Après seulement sept mois de conception et d’usinage, l’équipe de George Martin peut enfin toucher à ce premier moteur V12. Le 19 décembre 1967, quelques jours avant Noël, le V12 est boulonné sur un banc d’essais de Matra et est démarré pour la toute première fois. Au bout de quelques heures de travail, le verdict tombe : ce premier moteur Matra développe 388 chevaux à un régime maximal de 10 500 tours/minute.

Jean-Pierre Beltoise le fait débuter le 26 mai 1968 lors du Grand Prix de Monaco. Il se qualifie huitième, mais abandonne à cause d’une sortie de piste. De son côté, le grand Henri Pescarolo dispute une première course avec le Matra au Mont-Tremblant fin septembre à bord d’une voiture de F2 propulsée par un V12. « Nous avions cette coque très fine et ce gros moteur qui dépassait de partout à l’arrière. Il s’agissait en fait d’une voiture-prototype pour faire tourner et développer le moteur V12 sur des circuits » nous a-t-il expliqué.

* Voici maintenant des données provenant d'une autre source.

int slot_events(lfd_context* ctx, LfdBatchSlot& sl) {
    if (!sl.pinned_free) LFD_HIP(ctx, hipEventCreateWithFlags(&sl.pinned_free, hipEventDisableTiming));
    if (!sl.ready) LFD_HIP(ctx, hipEventCreateWithFlags(&sl.ready, hipEventDisableTiming));
    if (!sl.idle) LFD_HIP(ctx, hipEventCreateWithFlags(&sl.idle, hipEventDisableTiming));
    return LFD_OK;
}

int upload_tables(lfd_context* ctx, const lfd_batch* b, const long long* extra, size_t n_extra, bool ahead, int* slot_out, hipStream_t* stream_out,
                  const LfdRefDesc** d_refs, const LfdSlotDesc** d_slots, const long long** d_extra, const float** d_fund) {
    const size_t nr = (size_t)b->n_refs, ns = nr * (size_t)b->k;
    const size_t off_slots = (nr * sizeof(LfdRefDesc) + 15) & ~size_t(15);
    const size_t off_fund = (off_slots + ns * sizeof(LfdSlotDesc) + 15) & ~size_t(15);
    const size_t total = (off_fund + (b->fundamental ? ns * 9 * sizeof(float) : 0) + 15) & ~size_t(15);
    const size_t off_extra = total;
    const size_t extra_room = ((nr + 1) * sizeof(long long) + 15) & ~size_t(15);
    std::vector<unsigned char> blob(total, 0);
    LfdRefDesc* refs = reinterpret_cast<LfdRefDesc*>(blob.data());
    LfdSlotDesc* slots = reinterpret_cast<LfdSlotDesc*>(blob.data() + off_slots);
    for (size_t r = 0; r < nr; ++r) {
        refs[r].image = b->image[r];
        refs[r].mask_a = b->mask_a ? b->mask_a[r] : nullptr;
        refs[r].cam = b->ref_cam[r];
        refs[r].n_slots = b->n_slots[r];
        refs[r].any_mask = refs[r].mask_a ? 1 : 0;
        refs[r].pad = 0;
        for (int j = 0; j < b->k; ++j) {
            LfdSlotDesc& s = slots[r * b->k + j];
            const bool valid = j < b->n_slots[r];
            s.cert = valid ? b->cert[r * b->k + j] : nullptr;
            s.warp = valid ? b->warp[r * b->k + j] : nullptr;
            s.mask_b = (valid && b->mask_b) ? b->mask_b[r * b->k + j] : nullptr;
            s.cam = valid ? b->nbr_cam[r * b->k + j] : 0;
            s.pad = 0;
            if (s.mask_b) refs[r].any_mask = 1;
        }
    }
    if (b->fundamental) std::memcpy(blob.data() + off_fund, b->fundamental, ns * 9 * sizeof(float));
    if (n_extra * sizeof(long long) > extra_room) return fail(ctx, LFD_ERR_INVALID, "internal: selection offsets beyond the reserved room");

    int si = -1;
    for (int c = 0; c < 2; ++c) {
        const int i = c == 0 ? ctx->cur : 1 - ctx->cur;
        if (ctx->slot[i].desc.ptr && ctx->slot[i].cache == blob) { si = i; break; }
    }
    hipStream_t st = ctx->stream;
    if (si >= 0) {
        LfdBatchSlot& sl = ctx->slot[si];
        if (!ahead && sl.ready_pending) {
#if !defined(LFD_EXPERIMENT_NO_READY_WAIT)
            LFD_HIP(ctx, hipStreamWaitEvent(ctx->stream, sl.ready, 0));
#endif
            sl.ready_pending = false;
        }
        if (ahead && sl.ready_pending) st = ctx->prep_stream;
    } else {
        if (ahead) {
            if (!ctx->prep_stream) LFD_HIP(ctx, hipStreamCreateWithFlags(&ctx->prep_stream, hipStreamNonBlocking));
            si = ctx->last_used < 0 ? ctx->cur : 1 - ctx->cur;
            st = ctx->prep_stream;
        } else {
            si = ctx->cur;
        }
        LfdBatchSlot& sl = ctx->slot[si];
        int rc = slot_events(ctx, sl);
        if (rc != LFD_OK) return rc;
        if (ahead) {
            if (sl.used) LFD_HIP(ctx, hipStreamWaitEvent(st, sl.idle_attached ? sl.idle_ext : sl.idle, 0));
        } else if (sl.ready_pending) {
            LFD_HIP(ctx, hipStreamWaitEvent(ctx->stream, sl.ready, 0));
            sl.ready_pending = false;
        }
        rc = ensure(ctx, sl.desc, total + extra_room);
        if (rc != LFD_OK) return rc;
        if (sl.pinned_bytes < total + extra_room) {
            if (sl.pinned_in_flight) { LFD_HIP(ctx, hipEventSynchronize(sl.pinned_free)); sl.pinned_in_flight = false; }
            if (sl.pinned) LFD_HIP(ctx, hipHostFree(sl.pinned));
            sl.pinned = nullptr;
            sl.pinned_bytes = std::max<size_t>((total + extra_room) * 2, 1 << 16);
            LFD_HIP(ctx, hipHostMalloc(&sl.pinned, sl.pinned_bytes, hipHostMallocDefault));
        }
        if (sl.pinned_in_flight) { LFD_HIP(ctx, hipEventSynchronize(sl.pinned_free)); sl.pinned_in_flight = false; }
        std::memcpy(sl.pinned, blob.data(), total);
        LFD_HIP(ctx, hipMemcpyAsync(sl.desc.ptr, sl.pinned, total, hipMemcpyHostToDevice, st));
        LFD_HIP(ctx, hipEventRecord(sl.pinned_free, st));
        sl.pinned_in_flight = true;
        sl.cache.swap(blob);
        sl.consts_valid = false;
    }
    LfdBatchSlot& sl = ctx->slot[si];
    if (n_extra) {
        if (sl.desc.bytes < total + extra_room) return fail(ctx, LFD_ERR_STATE, "internal: batch slot without room for the selection offsets");
        if (sl.x_in_flight) { LFD_HIP(ctx, hipEventSynchronize(sl.x_free)); sl.x_in_flight = false; }
        if (sl.pinned_x_bytes < extra_room) {
            if (sl.pinned_x) LFD_HIP(ctx, hipHostFree(sl.pinned_x));
            sl.pinned_x = nullptr;
            sl.pinned_x_bytes = std::max<size_t>(extra_room * 2, 4096);
            LFD_HIP(ctx, hipHostMalloc(&sl.pinned_x, sl.pinned_x_bytes, hipHostMallocDefault));
        }
        if (!sl.x_free) LFD_HIP(ctx, hipEventCreateWithFlags(&sl.x_free, hipEventDisableTiming));
        std::memcpy(sl.pinned_x, extra, n_extra * sizeof(long long));
        LFD_HIP(ctx, hipMemcpyAsync(static_cast<unsigned char*>(sl.desc.ptr) + off_extra, sl.pinned_x, n_extra * sizeof(long long), hipMemcpyHostToDevice,
                                    ctx->stream));
        LFD_HIP(ctx, hipEventRecord(sl.x_free, ctx->stream));
        sl.x_in_flight = true;
    }
    *slot_out = si;
    *stream_out = st;
    *d_refs = reinterpret_cast<const LfdRefDesc*>(sl.desc.ptr);
    *d_slots = reinterpret_cast<const LfdSlotDesc*>(static_cast<unsigned char*>(sl.desc.ptr) + off_slots);
    if (d_extra) *d_extra = reinterpret_cast<const long long*>(static_cast<unsigned char*>(sl.desc.ptr) + off_extra);
    *d_fund = b->fundamental ? reinterpret_cast<const float*>(static_cast<unsigned char*>(sl.desc.ptr) + off_fund) : nullptr;
    return LFD_OK;
}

« Cette voiture, la MS11, ne marchait pas du tout.  Le moteur V12 était encore très jeune et j’en ai cassé trois durant le week-end. À cause de cela, je n’ai pas beaucoup roulé. Il y avait un gros problème de lubrification. Je ne sais pas si cela provenait du fait que le moteur était installé dans une si petite coque ou s’il y avait un autre souci. Toutefois, ce moteur a été d’une fiabilité exceptionnelle quand on l’a installé dans les bonnes voitures, soit la MS660 d’Endurance ou la MS120 de F1 ».

Matra a par la suite remporté trois fois consécutivement les 24 Heures du Mans, enre 1972 et 1974, avec chaque fois Henri Pescarolo parmi les pilotes de l'équipage vainqueur. La marque s'est retirée de la compétition automobile à la fin des années 1970 après avoir encore équipé les Ligier de Formule 1.